◆ **EXERCISE BRIEF**: Below are records; count how many of their lines contain the string "kPcHostBounds", and give only that number.

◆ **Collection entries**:
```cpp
static int launch_upsample_bwd4(const void* g, int ldg, void* dx, int lddx, int N, int ID, int IH, int IW, int OD, int OH, int OW, int C, hipStream_t st) {
    static const bool off = getenv("RSUPER_UPSAMPLE_BWD4") && atoi(getenv("RSUPER_UPSAMPLE_BWD4")) == 0;
    if (off || (C % 8) || N > 65535) return RS_ERR_UNSUPPORTED;
    if ((size_t)OD * OH * OW * (size_t)ldg * 2 >= 0xFFFFFFFFull) return RS_ERR_UNSUPPORTED;
    struct Memo { int k[6]; int ok, nmax; };
    static thread_local Memo memo[8] = {};
    static thread_local int memo_next = 0;
    const int key[6] = {ID, IH, IW, OD, OH, OW};
    const Memo* hit = nullptr;
    for (int i = 0; i < 8 && !hit; ++i) if (memo[i].k[0] && !memcmp(memo[i].k, key, sizeof(key))) hit = &memo[i];
    if (!hit) {
        Memo& m = memo[memo_next++ & 7];
        memcpy(m.k, key, sizeof(key));
        m.ok = up_pair_window(ID, OD) <= UP4_ROWS && up_pair_window(IH, OH) <= UP4_ROWS;
        m.nmax = up_max_count(IW, OW);
        hit = &m;
    }
    if (!hit->ok) return RS_ERR_UNSUPPORTED;
    const int nmax = hit->nmax;
    if (nmax > 6) return RS_ERR_UNSUPPORTED;
    UpInParams p = {g, ldg, dx, lddx, N, ID, IH, IW, OD, OH, OW, C};
    const int nbx = (IW * (C / 8) + 255) / 256;
    const unsigned blocks = (unsigned)(((ID + 1) / 2) * ((IH + 1) / 2) * nbx);
    if (nmax <= 4) hipLaunchKernelGGL((upsample_bwd4_kernel<4>), dim3(blocks, N), dim3(256), 0, st, p, nbx);
    else hipLaunchKernelGGL((upsample_bwd4_kernel<6>), dim3(blocks, N), dim3(256), 0, st, p, nbx);
    return rs_check_launch();
}

int rs_launch_upsample(const UpParams& p, int dtype, int bwd, int blocks, hipStream_t st) {
    const int KP = dtype == RS_F32 ? 4 : 8;
    const int CV = p.C / KP;
    if (CV > 256) return RS_ERR_UNSUPPORTED;
    if (!bwd) {
        static const bool v1 = getenv("RSUPER_UPSAMPLE_V1") != nullptr;
        const size_t smem = (size_t)(256 / CV) * p.C * 2 * sizeof(float);
        const bool small = (size_t)p.N * p.ID * p.IH * p.IW * p.ldx < 0x7FFFFFFFull;
        const size_t tab3 = (size_t)(p.OD + p.OH + p.OW) * sizeof(UpTab);
        const bool fwd3 = rs_glue_variant(-1) && small && (size_t)p.ID * p.IH * p.IW * p.ldx * (dtype == RS_F32 ? 4 : 2) < 0xFFFFFFFFull && smem + tab3 <= 64 * 1024;
        if (v1 || !small) {
            if (dtype == RS_F32) hipLaunchKernelGGL(upsample_fwd_kernel<float>, dim3(blocks, p.N), dim3(256), smem, st, p);
            else hipLaunchKernelGGL(upsample_fwd_kernel<bf16_t>, dim3(blocks, p.N), dim3(256), smem, st, p);
        } else if (fwd3) {
            const int z = stat_csplit(blocks, p.N, CV);
            const dim3 grid(blocks, p.N, z), blk(z == 1 ? 256 : (CV / z) * (256 / CV));
            if (dtype == RS_F32) hipLaunchKernelGGL(upsample_fwd3_kernel<float>, grid, blk, smem / z + tab3, st, p);
            else hipLaunchKernelGGL(upsample_fwd3_kernel<bf16_t>, grid, blk, smem / z + tab3, st, p);
        } else {
            if (dtype == RS_F32) hipLaunchKernelGGL(upsample_fwd2_kernel<float>, dim3(blocks, p.N), dim3(256), smem, st, p);
            else hipLaunchKernelGGL(upsample_fwd2_kernel<bf16_t>, dim3(blocks, p.N), dim3(256), smem, st, p);
        }
    } else {
        static const bool v1 = getenv("RSUPER_UPSAMPLE_V1") != nullptr;
        auto ratio = [](int O, int I) { return I > 1 ? (double)(O - 1) / (double)(I - 1) : (double)O; };
        const double rmax = fmax(ratio(p.OD, p.ID), fmax(ratio(p.OH, p.IH), ratio(p.OW, p.IW)));
        if (!v1 && 2.0 * rmax + 2.0 > (double)UP_MAXW + 1e-9) return RS_ERR_UNSUPPORTED;
        const int b = rs_elem_blocks((size_t)p.ID * p.IH * p.IW * CV);
        const size_t tab = (size_t)(p.ID + p.IH + p.IW) * sizeof(UpEnt);
        const bool small = (size_t)p.OD * p.OH * p.OW * p.ldy * (dtype == RS_F32 ? 4 : 2) < 0xFFFFFFFFull && (size_t)p.ID * p.IH * p.IW * CV < 0xFFFFFFFFull && tab <= 48 * 1024;
        if (!v1 && dtype == RS_BF16) {
            const int rc = launch_upsample_bwd4(p.y, p.ldy, p.dx, p.lddx, p.N, p.ID, p.IH, p.IW, p.OD, p.OH, p.OW, p.C, st);
            if (rc != RS_ERR_UNSUPPORTED) return rc;
        }
        if (v1 || !small) {
            if (dtype == RS_F32) hipLaunchKernelGGL(upsample_bwd_kernel<float>, dim3(b, p.N), dim3(256), 0, st, p);
            else hipLaunchKernelGGL(upsample_bwd_kernel<bf16_t>, dim3(b, p.N), dim3(256), 0, st, p);
        } else {
            if (dtype == RS_F32) hipLaunchKernelGGL(upsample_bwd2_kernel<float>, dim3(b, p.N), dim3(256), tab, st, p);
            else hipLaunchKernelGGL(upsample_bwd2_kernel<bf16_t>, dim3(b, p.N), dim3(256), tab, st, p);
        }
    }
    return rs_check_launch();
}

#define RS_DISPATCH_C(KERNEL, T, C, ...)                                                        \
    switch (C) {                                                                                \
        case 8: { auto k = KERNEL<T, 8>; set_smem(k, smem); hipLaunchKernelGGL(k, __VA_ARGS__); break; }   \
        case 16: { auto k = KERNEL<T, 16>; set_smem(k, smem); hipLaunchKernelGGL(k, __VA_ARGS__); break; } \
        case 32: { auto k = KERNEL<T, 32>; set_smem(k, smem); hipLaunchKernelGGL(k, __VA_ARGS__); break; } \
        case 64: { auto k = KERNEL<T, 64>; set_smem(k, smem); hipLaunchKernelGGL(k, __VA_ARGS__); break; } \
        default: return RS_ERR_UNSUPPORTED;                                                     \
    }

static float* small_ws(int which) {
    static float* ws[16][2] = {};
    int dev = 0;
    if (hipGetDevice(&dev) != hipSuccess || dev < 0 || dev >= 16) return nullptr;
    if (!ws[dev][which] && hipMalloc((void**)&ws[dev][which], (size_t)SMALL_WS_BLOCKS * SMALL_WS_ROW * sizeof(float)) != hipSuccess) return nullptr;
    return ws[dev][which];
}

int rs_launch_stem(const StemParams& p, int dtype, int wgrad, hipStream_t st) {
    const int vox = p.D * p.H * p.W;
    if (!wgrad) {
        const size_t smem = (size_t)(256 * (p.C + 1)) * sizeof(float);
        dim3 grid((vox + 255) / 256, p.N);
        if (p.C <= 32 && (p.C % 4) == 0) {
            if (dtype == RS_F32) hipLaunchKernelGGL(stem_fwd_mfma_kernel<float>, grid, dim3(256), 0, st, p);
            else hipLaunchKernelGGL(stem_fwd_mfma_kernel<bf16_t>, grid, dim3(256), 0, st, p);
            return rs_check_launch();
        }
        if (dtype == RS_F32) { RS_DISPATCH_C(stem_fwd_kernel, float, p.C, grid, dim3(256), smem, st, p) }
        else { RS_DISPATCH_C(stem_fwd_kernel, bf16_t, p.C, grid, dim3(256), smem, st, p) }
    } else {
        HeadParams hp{};
        const long items = (long)p.N * ((vox + 255) / 256);
        dim3 grid((unsigned)(items < SMALL_WS_BLOCKS ? items : SMALL_WS_BLOCKS));
        float* ws = small_ws(0);
        if (!ws) return RS_ERR_LAUNCH;
        const size_t smem = (size_t)(256 * 33 + 256 * 29) * sizeof(float);
// ... 46 lines not shown
```

r-super_amd/hip/lib.py:

```python
import ctypes
import os
from ctypes import c_int, c_long, c_longlong, c_size_t, c_float, c_double, c_void_p, c_uint32, c_uint, c_ulonglong

_HERE = os.path.dirname(os.path.abspath(__file__))
SO_PATH = os.path.join(os.path.dirname(_HERE), 'csrc', 'librsuper_hip.so')

F32, BF16 = 0, 1
BLUR_MAX_RADIUS = 5
GENESIS_MAX_BOXES, GENESIS_MAX_BLOCK_SIDE, GENESIS_MAX_AXIS = 5, 16, 169
_LIB = None
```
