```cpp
constexpr uint32_t kFinishBatch = 8;
__global__ __launch_bounds__(256, 8) void plane_count_finish(PlaneCountParams a, uint32_t n_wg) {
  __shared__ unsigned long long part[32][kExactMaxPatterns];
  __shared__ uint32_t part_first[32][kExactMaxPatterns], part_last[32][kExactMaxPatterns];
  __shared__ uint32_t is_last;
  const uint32_t p4 = threadIdx.x & 7u, q = threadIdx.x >> 3;
  const uint32_t per = (n_wg + gridDim.x - 1) / gridDim.x;
  const uint32_t r_lo = blockIdx.x * per, r_hi = r_lo + per < n_wg ? r_lo + per : n_wg;
  uint32_t sum[4] = {0, 0, 0, 0};
  uint32_t first_row[4] = {0, 0, 0, 0}, last_row[4] = {0, 0, 0, 0};
  const uint4* rows = reinterpret_cast<const uint4*>(a.wg_rows);
  for (uint32_t r = r_lo + q; r < r_hi; r += 32 * kFinishBatch) {
    uint4 v[kFinishBatch];
#pragma unroll
    for (uint32_t i = 0; i < kFinishBatch; i++) {
      const uint32_t rr = r + 32 * i;
      v[i] = rows[static_cast<uint64_t>(rr < r_hi ? rr : r) * 8 + p4];
      if (rr >= r_hi) v[i] = uint4{0, 0, 0, 0};
    }
#pragma unroll
    for (uint32_t i = 0; i < kFinishBatch; i++) {
      const uint32_t rr1 = r + 32 * i + 1;
      const uint32_t c[4] = {v[i].x, v[i].y, v[i].z, v[i].w};
      sum[0] += v[i].x;
      sum[1] += v[i].y;
      sum[2] += v[i].z;
      sum[3] = p4 == 7 ? (sum[3] | v[i].w) : (sum[3] + v[i].w);
#pragma unroll
      for (int k = 0; k < 4; k++) {
        first_row[k] = (c[k] != 0 && first_row[k] == 0) ? rr1 : first_row[k];
        last_row[k] = c[k] != 0 ? rr1 : last_row[k];
      }
    }
  }
#pragma unroll
  for (int i = 0; i < 4; i++) {
    part[q][4 * p4 + i] = sum[i];
    part_first[q][4 * p4 + i] = first_row[i];
    part_last[q][4 * p4 + i] = last_row[i];
  }
  __syncthreads();
  const uint32_t lane = threadIdx.x & 63u, wave_id = threadIdx.x >> 6;
  if (wave_id == 0) {
    if (lane < kExactMaxPatterns) {
      unsigned long long t = 0;
      uint32_t f = 0, l = 0;
#pragma unroll 4
      for (uint32_t i = 0; i < 32; i++) {
        t = lane == kExactMaxPatterns - 1 ? (t | part[i][lane]) : (t + part[i][lane]);
        const uint32_t pf = part_first[i][lane], pl = part_last[i][lane];
        f = pf != 0 && (f == 0 || pf < f) ? pf : f;
        l = pl > l ? pl : l;
      }
      unsigned long long* g = a.acc + kPcGroupRows + blockIdx.x * 96;
      __hip_atomic_store(&g[lane], t, __ATOMIC_RELAXED, __HIP_MEMORY_SCOPE_AGENT);
      __hip_atomic_store(&g[32 + lane], static_cast<unsigned long long>(f), __ATOMIC_RELAXED, __HIP_MEMORY_SCOPE_AGENT);
      __hip_atomic_store(&g[64 + lane], static_cast<unsigned long long>(l), __ATOMIC_RELAXED, __HIP_MEMORY_SCOPE_AGENT);
    }
    if (lane == 0) {
      const unsigned long long t = __hip_atomic_fetch_add(&a.acc[kPcTicket], 1ull, __ATOMIC_ACQ_REL, __HIP_MEMORY_SCOPE_AGENT);
      is_last = t + 1 == gridDim.x ? 1u : 0u;
      if (t + 1 == gridDim.x) __hip_atomic_store(&a.acc[kPcTicket], 0ull, __ATOMIC_RELAXED, __HIP_MEMORY_SCOPE_AGENT);
    }
  }
  __syncthreads();
  if (!is_last || threadIdx.x >= kExactMaxPatterns) return;
  const uint32_t p = threadIdx.x;
  unsigned long long total = 0;
  uint32_t f = 0, l = 0;
#pragma unroll 2
  for (uint32_t g = 0; g < gridDim.x; g++) {
    const unsigned long long* row = a.acc + kPcGroupRows + g * 96;
    const unsigned long long v = __hip_atomic_load(&row[p], __ATOMIC_RELAXED, __HIP_MEMORY_SCOPE_AGENT);
    const uint32_t pf = static_cast<uint32_t>(__hip_atomic_load(&row[32 + p], __ATOMIC_RELAXED, __HIP_MEMORY_SCOPE_AGENT));
    const uint32_t pl = static_cast<uint32_t>(__hip_atomic_load(&row[64 + p], __ATOMIC_RELAXED, __HIP_MEMORY_SCOPE_AGENT));
    total = p == kExactMaxPatterns - 1 ? (total | v) : (total + v);
    f = pf != 0 && (f == 0 || pf < f) ? pf : f;
    l = pl > l ? pl : l;
  }
  if (p == kExactMaxPatterns - 1) a.host_out[kPcHostFlags] = total;
  if (p >= a.n_patterns) return;
  unsigned long long first = kPcNone, last = kPcNone;
  if (total != 0 && f != 0) {
    first = a.wg_bounds[(static_cast<uint64_t>(f - 1) * kExactMaxPatterns + p) * 2];
    last = a.wg_bounds[(static_cast<uint64_t>(l - 1) * kExactMaxPatterns + p) * 2 + 1];
  }
  a.host_out[kPcHostCount + p] = total;
  a.host_out[kPcHostBounds + 2 * p] = first;
  a.host_out[kPcHostBounds + 2 * p + 1] = last;
  a.acc[kPcBounds + 2 * p] = first;
  a.acc[kPcBounds + 2 * p + 1] = last;
  a.acc[kPcTotals + p] = total;
}

__global__ void bounds_rows_counts_kernel(BoundsParams a, const unsigned long long* acc, int64_t offset, int first_round, int64_t* rows) {
  const int p = threadIdx.x;
  if (p >= a.n_lists) return;
  uint64_t n = a.count[p];
  int64_t fb = -1, fe = -1, lb = -1, le = -1;
  if (a.spans[p]) {
    const uint64_t* r = a.spans[p];
    if (n) {
      fb = static_cast<int64_t>(r[0]) + offset;
      fe = static_cast<int64_t>(r[1]) + offset;
      lb = static_cast<int64_t>(r[2 * (n - 1)]) + offset;
      le = static_cast<int64_t>(r[2 * (n - 1) + 1]) + offset;
    }
  } else {
    n = acc[kPcTotals + p];
    if (n) {
      const unsigned long long f = acc[kPcBounds + 2 * p], l = acc[kPcBounds + 2 * p + 1];
// ... 57 lines not shown
```

Before: 50240.

## Capture candidate bytes from registers instead of LDS stash, add four-deep load ring

Drops the per-wave LDS stash that held each 2KB block so that the 8 candidate bytes could be captured on a hit. Those bytes now come straight from the lane's registers plus the neighbour lane's words through DPP, and only when the block has any hit. The capture path also gets a four-buffer register pipeline (loads three blocks ahead) and precomputes the pattern codes outside the loop. This removes LDS stores on every block and frees LDS, at the cost of more VGPRs and extra select logic on hits.

Result: no change. 49820 (median of 2 runs) (-0.8%).

```diff
diff --git a/rejit_amd/csrc/plane_count.hip b/rejit_amd/csrc/plane_count.hip
--- a/rejit_amd/csrc/plane_count.hip
+++ b/rejit_amd/csrc/plane_count.hip
@@ -2,6 +2,7 @@
 #include <hip/hip_ext.h>
 
 #include <cstdlib>
+#include <type_traits>
 
 #include "exact_count.h"
 #include "kernels.h"
@@ -15,7 +16,6 @@
 constexpr int kWave = 64;
 constexpr uint64_t kBlock = 2048;
 constexpr uint32_t kPieceB = 1024;
-constexpr uint32_t kStashWords = (2048 + 16) / 4;
 #ifndef RJ_PC_RING
 #define RJ_PC_RING 256
 #endif
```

◆ **RESPONSE TO THE TASK**: 2